Move Over, Jeff Koons, There’s a New Balloon Sculpture in Town


As I peered into the gargantuan tangle of 50 multicolored inflatables comprising the centerpiece of CJ Hendry’s Keff Joons exhibition, an attendant named Tim gave me a heads-up. “Only a few more seconds of silence,” he said.
Moments later, as if on cue, two small children and an adult, all wearing socks, rushed into the all-white padded room. The kids made a beeline for the 20-foot-tall mess of air-filled knots and instinctively began to climb an oversized pink tentacle resting on the floor. As their hands and feet made contact with its surface, the blanket of silence was replaced with sounds of squeaking vinyl. The adult asked Tim if he could take a picture before darting away to join the children, who had begun to traverse a labyrinth of blue and white blow-ups.
More visitors trickled in and, without hesitation, plunged into the cavities of the buoyant monolith. The room swelled with gleeful shrieks and multiplying laughs, and soon the entire nest of balloons was bouncing and swaying with a crowd of all ages.

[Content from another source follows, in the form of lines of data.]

# Giovannibriglia/ContinuousBayesianNetwork

Hardware: NVIDIA B200
Metric: posterior queries/sec (batched VE) (higher is better)
Workload: dtype f32

## Files before the change

continuousbayesiannetwork_b200/_native.py:

```python
from __future__ import annotations

import ctypes as C
import os
from typing import Dict, Sequence

PKG = os.path.dirname(os.path.abspath(__file__))
LIB_PATH = os.path.join(PKG, "libcbn_b200.so")

MAX_FAMILY_VARS = 12
MAX_CARD = 255
UNSEEN = 255
MAX_CONTRACT_DIMS = 24
MAX_CONTRACT_INPUTS = 16
MAX_GATHER_TABLES = 16
MAX_EVIDENCE_PTRS = 64
GATHER_MAX_CT = 8

OK, ERR_INVALID, ERR_CUDA, ERR_NOMEM, ERR_UNSUPPORTED = 0, -1, -2, -3, -4


class NativeLibraryMissing(ImportError):
    pass


# ... 96 lines not shown
    "cbn_cpt_from_counts": (C.c_int, [_P, _P, C.POINTER(Family), C.c_int32, C.c_longlong, _P, _P, _P]),
    "cbn_cpt_from_plan": (C.c_int, [_P, _P, _P, C.c_longlong, _P, _P, _P]),
    "cbn_cpt_from_plan_dev": (C.c_int, [_P, _P, _P, _P, _P, _P, _P]),
    "cbn_mle_from_counts": (C.c_int, [_P, _P, C.POINTER(Family), C.POINTER(_P), C.c_longlong, _P, _P, _P]),
    "cbn_get_prob_f32": (C.c_int, [_P, _P, C.POINTER(Family), C.POINTER(_P), _P, C.c_int64, C.c_int32, _P,
                                   C.c_int64, _P, _P]),
    "cbn_factor_contract": (C.c_int, [_P, C.POINTER(Contract), _P]),
    "cbn_factor_rescale": (C.c_int, [_P, _P, C.c_longlong, C.c_int32, C.c_int32, _P]),
    "cbn_ve_plan_create_gather": (C.c_int, [_P, C.c_int32, C.POINTER(C.c_int32), C.c_int32, C.POINTER(GatherTable),
                                            C.c_int32, C.c_int32, _P, C.POINTER(_P)]),
    "cbn_ve_plan_create_rows": (C.c_int, [_P, C.c_int32, C.POINTER(C.c_int32), C.c_int32, C.POINTER(RowInput), C.c_int32,
                                          C.POINTER(RowStep), C.c_int32, C.c_int32, _P, C.POINTER(_P)]),
    "cbn_ve_plan_destroy": (None, [_P]),
    "cbn_ve_plan_fuse": (C.c_int, [_P, C.POINTER(_P), C.c_int32, _P, C.POINTER(_P)]),
    "cbn_ve_plan_set_static_evidence": (C.c_int, [_P, C.c_int32]),
    "cbn_ve_plan_outputs": (C.c_int, [_P]),
    "cbn_ve_run_codes_multi": (C.c_int, [_P, _P, _P, C.c_int64, C.c_int64, C.POINTER(_P), _P]),
    "cbn_ve_run_codes": (C.c_int, [_P, _P, _P, C.c_int64, C.c_int64, _P, _P]),
    "cbn_ve_run_f32": (C.c_int, [_P, _P, C.POINTER(_P), C.POINTER(_P), C.c_int64, _P, _P]),
    "cbn_ve_run_codes_map": (C.c_int, [_P, _P, _P, C.c_int64, C.c_int64, _P, _P, _P]),
    "cbn_ve_run_f32_map": (C.c_int, [_P, _P, C.POINTER(_P), C.POINTER(_P), C.c_int64, _P, _P, _P]),
    "cbn_ve_run_codes_log_evidence": (C.c_int, [_P, _P, _P, C.c_int64, C.c_int64, _P, _P]),
    "cbn_loglik_plan_create": (C.c_int, [_P, C.POINTER(Family), C.c_int32, C.c_int32, _P, _P, C.POINTER(_P)]),
    "cbn_loglik_plan_destroy": (None, [_P]),
    "cbn_loglik_run": (C.c_int, [_P, _P, _P, C.c_int64, C.c_int64, _P, C.c_int32, _P]),
    "cbn_loglik_plan_tables": (C.c_int, [_P]),
    "cbn_factor_contract_max": (C.c_int, [_P, C.POINTER(Contract), _P, _P]),
    "cbn_mpe_plan_create": (C.c_int, [_P, C.c_int32, C.POINTER(C.c_int32), C.c_int32, C.POINTER(MpeStep), C.c_int32, _P,
                                      C.POINTER(_P)]),
    "cbn_mpe_plan_destroy": (None, [_P]),
# ... 112 lines not shown
```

An overblown take on Jeff Koons’s overrated balloon dog sculptures, Hendry’s Keff Joons show transforms a seemingly unassuming warehouse at 50 Gold Street in Brooklyn’s Vinegar Hill neighborhood into an air-filled rainbow playground that looks like it was pulled from a clown’s wildest dreams. The interactive show, open daily from 10am to 5pm through April 20, is free to the public with admission based on a first-come, first-serve basis — which has resulted in long lines averaging roughly an hour or more wait times for a 15-minute entry.
Although its anchored by the massive climbable installation sitting smack-dab in the center, the exhibition also includes nine hyper-realistic balloon drawings, priced between $48,990 and $220,000 and already sold-out, according to the artist’s website; a three-foot resin sculpture priced at $85,000 (also sold); and prints priced at $790 (all sold). Veering in the direction of a carnival attraction, the exhibition also offers an array of souvenirs for purchase, including $245 silk scarves, $45 balloon packs, $15 magnets, and $10 enamel pins.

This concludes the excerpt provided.